### [REQUIRED ACTION]
The records below need to be copied in full. Match them exactly.

### [DATA UNDER STUDY]
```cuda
struct Instance {
    void (*kern)(const Args);
    int max_clusters;
};
static const Instance& instance(bool dp) {
    static Instance inst[2] = {};
    Instance& in = inst[dp];
    if (!in.kern) {
        in.kern = dp ? ppo_persist_kernel<true> : ppo_persist_kernel<false>;
        cudaLaunchAttribute at;
        const cudaLaunchConfig_t cfg = cluster_launch(1, smem_bytes(MAXD), nullptr, &at);
        if (cudaFuncSetAttribute(in.kern, cudaFuncAttributeMaxDynamicSharedMemorySize, (int)cfg.dynamicSmemBytes) != cudaSuccess ||
            cudaOccupancyMaxActiveClusters(&in.max_clusters, in.kern, &cfg) != cudaSuccess) {
            cudaGetLastError();
            in.max_clusters = 0;
        }
    }
    return in;
}

}

size_t ppo_persist_ws_floats(int n_nets, int D, int H) {
    (void)D; (void)H;
    return (size_t)n_nets * pp::NET_WS + pp::SUMSQ_FLOATS + (size_t)(n_nets * pp::F_PER_NET + 1) * pp::FLAG_LINE + 32 +
           2 * (size_t)pp::MAX_MB + 2 * (size_t)32 * n_nets * pp::DBG_N;
}

size_t ppo_persist_p2p_floats(int n_nets) { return (size_t)(FSRL_P2P_MAX_RANKS + 1) * n_nets * pp::XG_PER_NET + 64; }

bool ppo_persist_supported(const fsrl_ppo_update_t& u, long long n_total, int batch_size) {
    if (u.H != 256 || batch_size != pp::MB || n_total % pp::MB != 0 || n_total < pp::MB || n_total / pp::MB > pp::MAX_MB) return false;
    if (u.world > 1 && !(u.p2p_on && u.world <= FSRL_P2P_MAX_RANKS && (size_t)u.p2p_stride >= ppo_persist_p2p_floats(u.n_nets))) return false;
    if (u.D < 1 || u.D > pp::MAXD || u.A > 8 || u.n_nets < 1 || u.n_nets > 3) return false;
    if (u.persist_ws == nullptr || (size_t)u.persist_ws_floats < ppo_persist_ws_floats(u.n_nets, u.D, u.H)) return false;
    if (32 * u.n_nets > sm_count()) return false;
    return pp::instance(u.world > 1).max_clusters >= 4 * u.n_nets;
}

int ppo_persist_run(const fsrl_ppo_update_t& ug, int n_mb, int stats_slot0, long long adam_t0, cudaStream_t s) {
    pp::Args a;
    a.u = ug;
    a.n_mb = n_mb; a.slot0 = stats_slot0; a.adam_t0 = adam_t0;
    a.ws = ug.persist_ws;
    const size_t fl_off = (size_t)ug.n_nets * pp::NET_WS + pp::SUMSQ_FLOATS;
    a.flags = reinterpret_cast<unsigned*>(ug.persist_ws + fl_off);
    const size_t n_flag_words = (size_t)(ug.n_nets * pp::F_PER_NET + 1) * pp::FLAG_LINE;
    a.err = reinterpret_cast<int*>(a.flags + n_flag_words);
    FSRL_CUDA(cudaMemsetAsync(a.flags, 0, (n_flag_words + 32) * sizeof(unsigned), s));
    float* tab_dev = reinterpret_cast<float*>(a.err + 32);
    static std::vector<float> tab;
    tab.resize(2 * (size_t)n_mb);
    for (int t = 0; t < n_mb; ++t) {
        const double tt = (double)(adam_t0 + t + 1);
        const double bc1 = 1.0 - pow(ug.beta1, tt), bc2 = 1.0 - pow(ug.beta2, tt);
        tab[2 * t] = (float)(1.0 / sqrt(bc2));
        tab[2 * t + 1] = (float)(-(ug.lr / bc1));
    }
    FSRL_CUDA(cudaMemcpyAsync(tab_dev, tab.data(), tab.size() * sizeof(float), cudaMemcpyHostToDevice, s));
    a.adam_tab = tab_dev;
    static unsigned dp_seq = 0;
    if (ug.world > 1) dp_seq = (dp_seq % 65535u) + 1u;
    a.dp_seq = dp_seq;
    a.dp_direct = ug.world <= 2;
    if (const char* e = getenv("FSRL_PPO_DP_DIRECT")) a.dp_direct = atoi(e) != 0;
    a.dbg = nullptr; a.dbg_step = -1;
    if (const char* e = getenv("FSRL_PPO_PERSIST_DBG")) {
        a.dbg = reinterpret_cast<long long*>(tab_dev + 2 * (size_t)pp::MAX_MB);
        a.dbg_step = atoi(e);
    }
    cudaLaunchAttribute at;
    const cudaLaunchConfig_t cfg = pp::cluster_launch(ug.n_nets, pp::smem_bytes(ug.D), s, &at);
    FSRL_CUDA(cudaLaunchKernelEx(&cfg, pp::instance(ug.world > 1).kern, a));
    ++g_launches;
    return FSRL_OK;
}

}
```

Baseline: 2.611 million.

## Reduce W1 gradient slices through cluster DSMEM with mbarrier signalling

Per-CTA W1 gradient partials now stay in shared memory (the ring buffer) and are summed by designated reducer CTAs, which read them over distributed shared memory after a cluster mbarrier arrive. Before, every CTA wrote them to global workspace and waited on a global flag. The small b2/w3/b3 slice reduction moves earlier, onto the second warpgroup of the reducer CTAs, so it overlaps with the GEMM phase. Only reducer CTAs and g1 CTAs now take part in the global sum-of-squares barrier. The other CTAs read reduced slices back from a global slice buffer, which adds an extra global round trip and tighter coupling to the cluster layout.

```diff
diff --git a/fsrl_b200/csrc/ppo_persist.cu b/fsrl_b200/csrc/ppo_persist.cu
--- a/fsrl_b200/csrc/ppo_persist.cu
+++ b/fsrl_b200/csrc/ppo_persist.cu
@@ -29,13 +29,13 @@
 constexpr int DB2P_OFF = N_IMG * IMG;
 constexpr int DW3P_OFF = DB2P_OFF + 4 * H_;
 constexpr int DB3P_OFF = DW3P_OFF + 4 * H_ * OUTP;
-constexpr int DW1P_OFF = DB3P_OFF + 4 * 16;
 constexpr int MAXD = 40;
-constexpr int NET_WS = DW1P_OFF + 4 * WQ * (MAXD + 1) * H_;
+constexpr int NSMAX = (MAXD + 1) * 32 + 32 + 32 * OUTP + 16;
+constexpr int SLICE_OFF = DB3P_OFF + 4 * 16;
+constexpr int NET_WS = SLICE_OFF + 8 * NSMAX;
 constexpr int SUMSQ_FLOATS = 128;
 constexpr int FLAG_LINE = 32;
-constexpr int F_A = 0, F_C = 1, F_D1 = 2, F_PER_NET = 3;
-constexpr int NSMAX = (MAXD + 1) * 32 + 32 + 32 * OUTP + 16;
+constexpr int F_A = 0, F_C = 1, F_PER_NET = 2;
 constexpr int TILE_PK = (64 * 64 / NEPI + 2) / 3;
 constexpr int TILE_FLOATS = TILE_PK * NEPI * 4;
 constexpr int SLICE_PK = (NSMAX + 2) / 3;
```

### [RESPONSE TO THE EXERCISE]
```cuda
struct Instance {
    void (*kern)(const Args);
    int max_clusters;
};
static const Instance& instance(bool dp) {
    static Instance inst[2] = {};
    Instance& in = inst[dp];
    if (!in.kern) {
        in.kern = dp ? ppo_persist_kernel<true> : ppo_persist_kernel<false>;
        cudaLaunchAttribute at;
        const cudaLaunchConfig_t cfg = cluster_launch(1, smem_bytes(MAXD), nullptr, &at);
        if (cudaFuncSetAttribute(in.kern, cudaFuncAttributeMaxDynamicSharedMemorySize, (int)cfg.dynamicSmemBytes) != cudaSuccess ||
            cudaOccupancyMaxActiveClusters(&in.max_clusters, in.kern, &cfg) != cudaSuccess) {
            cudaGetLastError();
            in.max_clusters = 0;
        }
    }
    return in;
}

}

size_t ppo_persist_ws_floats(int n_nets, int D, int H) {
    (void)D; (void)H;
    return (size_t)n_nets * pp::NET_WS + pp::SUMSQ_FLOATS + (size_t)(n_nets * pp::F_PER_NET + 1) * pp::FLAG_LINE + 32 +
           2 * (size_t)pp::MAX_MB + 2 * (size_t)32 * n_nets * pp::DBG_N;
}

size_t ppo_persist_p2p_floats(int n_nets) { return (size_t)(FSRL_P2P_MAX_RANKS + 1) * n_nets * pp::XG_PER_NET + 64; }

bool ppo_persist_supported(const fsrl_ppo_update_t& u, long long n_total, int batch_size) {
    if (u.H != 256 || batch_size != pp::MB || n_total % pp::MB != 0 || n_total < pp::MB || n_total / pp::MB > pp::MAX_MB) return false;
    if (u.world > 1 && !(u.p2p_on && u.world <= FSRL_P2P_MAX_RANKS && (size_t)u.p2p_stride >= ppo_persist_p2p_floats(u.n_nets))) return false;
    if (u.D < 1 || u.D > pp::MAXD || u.A > 8 || u.n_nets < 1 || u.n_nets > 3) return false;
    if (u.persist_ws == nullptr || (size_t)u.persist_ws_floats < ppo_persist_ws_floats(u.n_nets, u.D, u.H)) return false;
    if (32 * u.n_nets > sm_count()) return false;
    return pp::instance(u.world > 1).max_clusters >= 4 * u.n_nets;
}

int ppo_persist_run(const fsrl_ppo_update_t& ug, int n_mb, int stats_slot0, long long adam_t0, cudaStream_t s) {
    pp::Args a;
    a.u = ug;
    a.n_mb = n_mb; a.slot0 = stats_slot0; a.adam_t0 = adam_t0;
    a.ws = ug.persist_ws;
    const size_t fl_off = (size_t)ug.n_nets * pp::NET_WS + pp::SUMSQ_FLOATS;
    a.flags = reinterpret_cast<unsigned*>(ug.persist_ws + fl_off);
    const size_t n_flag_words = (size_t)(ug.n_nets * pp::F_PER_NET + 1) * pp::FLAG_LINE;
    a.err = reinterpret_cast<int*>(a.flags + n_flag_words);
    FSRL_CUDA(cudaMemsetAsync(a.flags, 0, (n_flag_words + 32) * sizeof(unsigned), s));
    float* tab_dev = reinterpret_cast<float*>(a.err + 32);
    static std::vector<float> tab;
    tab.resize(2 * (size_t)n_mb);
    for (int t = 0; t < n_mb; ++t) {
        const double tt = (double)(adam_t0 + t + 1);
        const double bc1 = 1.0 - pow(ug.beta1, tt), bc2 = 1.0 - pow(ug.beta2, tt);
        tab[2 * t] = (float)(1.0 / sqrt(bc2));
        tab[2 * t + 1] = (float)(-(ug.lr / bc1));
    }
    FSRL_CUDA(cudaMemcpyAsync(tab_dev, tab.data(), tab.size() * sizeof(float), cudaMemcpyHostToDevice, s));
    a.adam_tab = tab_dev;
    static unsigned dp_seq = 0;
    if (ug.world > 1) dp_seq = (dp_seq % 65535u) + 1u;
    a.dp_seq = dp_seq;
    a.dp_direct = ug.world <= 2;
    if (const char* e = getenv("FSRL_PPO_DP_DIRECT")) a.dp_direct = atoi(e) != 0;
    a.dbg = nullptr; a.dbg_step = -1;
    if (const char* e = getenv("FSRL_PPO_PERSIST_DBG")) {
        a.dbg = reinterpret_cast<long long*>(tab_dev + 2 * (size_t)pp::MAX_MB);
        a.dbg_step = atoi(e);
    }
    cudaLaunchAttribute at;
    const cudaLaunchConfig_t cfg = pp::cluster_launch(ug.n_nets, pp::smem_bytes(ug.D), s, &at);
    FSRL_CUDA(cudaLaunchKernelEx(&cfg, pp::instance(ug.world > 1).kern, a));
    ++g_launches;
    return FSRL_OK;
}

}
```

Baseline: 2.611 million.

## Reduce W1 gradient slices through cluster DSMEM with mbarrier signalling

Per-CTA W1 gradient partials now stay in shared memory (the ring buffer) and are summed by designated reducer CTAs, which read them over distributed shared memory after a cluster mbarrier arrive. Before, every CTA wrote them to global workspace and waited on a global flag. The small b2/w3/b3 slice reduction moves earlier, onto the second warpgroup of the reducer CTAs, so it overlaps with the GEMM phase. Only reducer CTAs and g1 CTAs now take part in the global sum-of-squares barrier. The other CTAs read reduced slices back from a global slice buffer, which adds an extra global round trip and tighter coupling to the cluster layout.

```diff
diff --git a/fsrl_b200/csrc/ppo_persist.cu b/fsrl_b200/csrc/ppo_persist.cu
--- a/fsrl_b200/csrc/ppo_persist.cu
+++ b/fsrl_b200/csrc/ppo_persist.cu
@@ -29,13 +29,13 @@
 constexpr int DB2P_OFF = N_IMG * IMG;
 constexpr int DW3P_OFF = DB2P_OFF + 4 * H_;
 constexpr int DB3P_OFF = DW3P_OFF + 4 * H_ * OUTP;
-constexpr int DW1P_OFF = DB3P_OFF + 4 * 16;
 constexpr int MAXD = 40;
-constexpr int NET_WS = DW1P_OFF + 4 * WQ * (MAXD + 1) * H_;
+constexpr int NSMAX = (MAXD + 1) * 32 + 32 + 32 * OUTP + 16;
+constexpr int SLICE_OFF = DB3P_OFF + 4 * 16;
+constexpr int NET_WS = SLICE_OFF + 8 * NSMAX;
 constexpr int SUMSQ_FLOATS = 128;
 constexpr int FLAG_LINE = 32;
-constexpr int F_A = 0, F_C = 1, F_D1 = 2, F_PER_NET = 3;
-constexpr int NSMAX = (MAXD + 1) * 32 + 32 + 32 * OUTP + 16;
+constexpr int F_A = 0, F_C = 1, F_PER_NET = 2;
 constexpr int TILE_PK = (64 * 64 / NEPI + 2) / 3;
 constexpr int TILE_FLOATS = TILE_PK * NEPI * 4;
 constexpr int SLICE_PK = (NSMAX + 2) / 3;
```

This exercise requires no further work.